City to Slap Metal Boots on Cars with Unpaid Tickets
By next week, the Bloomberg administration will likely give the go-ahead for a private company named PayLock to place new-age tire boots on any car whose owner has accumulated $350 or more of unpaid tickets.
Finance Department workers have been feverishly rewriting computer codes on the agency’s customer payment website for months to have the new system ready to go by Tuesday.
Agency spokesman Owen Stone said Thursday the initial rollout in some pilot areas will begin soon after, but declined to say when.
Finance Commissioner David Frankel told the City Council last month that the new system will “facilitate debt collection while also reducing inconvenience to motorists.”

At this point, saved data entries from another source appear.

+    int tile = (int)blockIdx.x;
+    if (tile < a.ntiles) fetch(tile);
+    for (; tile < a.ntiles; tile += nwg) {
+        __syncthreads();
+        commit();
+        __syncthreads();
+        if (tile + nwg < a.ntiles) fetch(tile + nwg);
+        half8 fa, fb0, fb1;
+#pragma unroll
+        for (int e = 0; e < 8; ++e) {
+            fa[e] = arow ? ga[e * 4] : (half_t)0.f;
+            fb0[e] = xb[e * 32];
+            fb1[e] = xb[2048 + e * 32];
+        }
+        acc[0] = __builtin_amdgcn_mfma_f32_32x32x16_f16(fa, fb0, acc[0], 0, 0, 0);
+        acc[1] = __builtin_amdgcn_mfma_f32_32x32x16_f16(fa, fb1, acc[1], 0, 0, 0);
+    }
+
+    float* red = reinterpret_cast<float*>(smem);
+    double* redb = reinterpret_cast<double*>(smem);
+    float* slab = a.partial + (size_t)blockIdx.x * kTailSlab;
+#pragma unroll
+    for (int m = 0; m < 2; ++m) {
+        __syncthreads();
+#pragma unroll
+        for (int r = 0; r < 16; ++r) red[(wave * 16 + r) * 64 + lane] = acc[m][r];
+        __syncthreads();
+#pragma unroll
+        for (int k = 0; k < 4; ++k) {
+            const int e = tid + k * 256;
+            const int r = e >> 6, l = e & 63;
+            const float s = (red[e] + red[1024 + e]) + (red[2048 + e] + red[3072 + e]);
+            const int row = (r & 3) + 8 * (r >> 2) + 4 * (l >> 5), ci = m * 32 + (l & 31);
+            if (row < kTaps) slab[row * 64 + ci] = s;
+        }
+    }
+    __syncthreads();
+    if (tid >= 67 && tid < 131) {
+#pragma unroll
+        for (int c = 0; c < 3; ++c) redb[c * 64 + tid - 67] = bsum[c];
+    }
+    __syncthreads();
+    if (tid < 3) {
+        double s = 0.0;
+        for (int k = 0; k < 64; ++k) s += redb[tid * 64 + k];
+        slab[kTaps * 64 + tid] = (float)s;
+    }
+}
+
+__global__ __launch_bounds__(256) void conv4_wgrad_reduce_kernel(const float* __restrict__ partial, int nslabs, float* __restrict__ dw,
+                                                                 float* __restrict__ db, int cin, float scale,
+                                                                 const unsigned* __restrict__ unscale) {
+    __shared__ double red[8][32];
+    const int lane = threadIdx.x & 31, g = threadIdx.x >> 5;
+    const int e = (int)blockIdx.x * 32 + lane;
+    constexpr int kOut = kTaps * 64 + 3;
+    double sd = 0.0;
+    if (e < kOut) {
+        constexpr int U = 8;
+        const float* p = partial + e;
+        for (int k0 = g; k0 < nslabs; k0 += 8 * U) {
+            float v[U];
+#pragma unroll
+            for (int u = 0; u < U; ++u) {
+                const int k = k0 + 8 * u;
+                v[u] = k < nslabs ? p[(size_t)k * kTailSlab] : 0.f;
+            }
+#pragma unroll
+            for (int u = 0; u < U; ++u)
+                if (k0 + 8 * u < nslabs) sd += (double)v[u];
+        }
+    }
+    red[g][lane] = sd;
+    __syncthreads();
+    if (g != 0 || e >= kOut) return;
+    float s = (float)(((red[0][lane] + red[1][lane]) + (red[2][lane] + red[3][lane])) + ((red[4][lane] + red[5][lane]) + (red[6][lane] + red[7][lane]))) * scale;
+    if (unscale) {
+        const unsigned mb = *unscale;
+        s *= grad_prescale(mb, true);
+        if (grad_prescale_lifted(mb) && !(__builtin_fabsf(s) <= 3.0e38f)) const_cast<unsigned*>(unscale)[2] = 1u;
+    }
+    if (e < kTaps * 64) {
+        const int row = e >> 6, ci = e & 63, tap = row / 3, co = row - tap * 3;
+        if (ci < cin) dw[((size_t)co * cin + ci) * 9 + tap] = s;
+    } else if (db) {
+        db[e - kTaps * 64] = s;
+    }
+}
+
+}
+
+int nchw_to_nhwc4_dispatch(const float* src, void* dst, int n, int c, int h, int w, const uint8_t* mask, const unsigned* amax,
+                           hipStream_t stream) {
+    if (!src || !dst || n <= 0 || c <= 0 || c > 4 || h <= 0 || w <= 0) return fail(RESR_ERR_ARG, "nchw_to_nhwc4: bad argument");
+    const int vec = (w % 4 == 0 && !((size_t)src & 15) && !((size_t)dst & 15) && !((size_t)mask & 3)) ? 1 : 0;
+    const dim3 grid((unsigned)(((w + 3) / 4 + 255) / 256), (unsigned)(h > 65535 ? 65535 : h), (unsigned)(n > 65535 ? 65535 : n));
+    hipLaunchKernelGGL(nchw_to_nhwc4_kernel, grid, dim3(256), 0, stream, src, (half_t*)dst, n, c, h, w, mask, amax, vec);
+    RESR_CHECK_LAUNCH("nchw_to_nhwc4_kernel");
+    return RESR_OK;
+}
+
+size_t conv4_wgrad_slab_bytes() { return (size_t)kTailSlab * sizeof(float); }
+
+int conv4_dgrad_dispatch(const void* g4c, const void* wpk, const void* bits, void* out, int n, int h, int w, long out_chunk,
+                         float slope, hipStream_t stream) {
+    if (!g4c || !wpk || !bits || !out || n <= 0 || h <= 0 || w <= 0 || n > 65535 || (h + 15) / 16 > 65535)
+        return fail(RESR_ERR_ARG, "conv4_dgrad: bad argument");
+    const dim3 grid((unsigned)((w + 63) / 64), (unsigned)((h + 15) / 16), (unsigned)n);
+    prof_before(stream);
+    hipLaunchKernelGGL(conv4_dgrad_kernel, grid, dim3(256), 0, stream, (const half_t*)g4c, (const half_t*)wpk, (const unsigned*)bits,
+                       (half_t*)out, h, w, out_chunk, slope);
+    RESR_CHECK_LAUNCH("conv4_dgrad_kernel");
+    const double px = (double)n * h * w;
+    prof_after(stream, 23340, 2.0 * 27 * 64 * px, px * (8.0 + 8.0 + 128.0));
+    return RESR_OK;
+}
+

But internal agency documents obtained by the Daily News show motorists will be smacked with the same — or even higher — fees than under the current towing system just to shake loose the contraption, known as the SmartBoot.
Frankel’s aides resisted saying how the program would work until they learned The News had obtained the internal documents. Stone confirmed that the mayor’s office Wednesday approved the contract with PayLock, the New Jersey firm that landed the five-year $70 million no-bid deal to operate the new system.
“This PayLock system has all kinds of problems and hasn’t been properly tested, but they’re still rushing to get it up and running,” a city manager with knowledge of the program told The News.
Under the program, a city marshal will be deployed with teams of PayLock employees. The marshal will verify that a car has more than $350 in judgments, then authorize PayLock to boot it.
The scofflaw can then call a toll-free number and pay his bill immediately by credit or debit card. PayLock will give him a code to self-release the boot.
Or the driver can travel to a city payment center and pay his tickets and fees in cash, then get the release code.
A motorist who owes $355 in parking tickets, for example, will have to pay an additional $180 for Paylock’s “boot fee,” $70 for a marshal’s “execution fee,” plus a “poundage fee” of 5% of the entire bill.
In this case, that would be another $30. And, if the driver pays by credit card, he or she will be charged a small additional “convenience fee.”
Drivers would be forced to shell out nearly $300 on top of the original $355 in tickets. That’s virtually the same amount as under the current towing system — even though the city will be towing far fewer cars.
If the motorist doesn’t pay within two days, however, the booted car will then be towed, and the owner will be charged both a $180 booting fee and a $185 towing fee.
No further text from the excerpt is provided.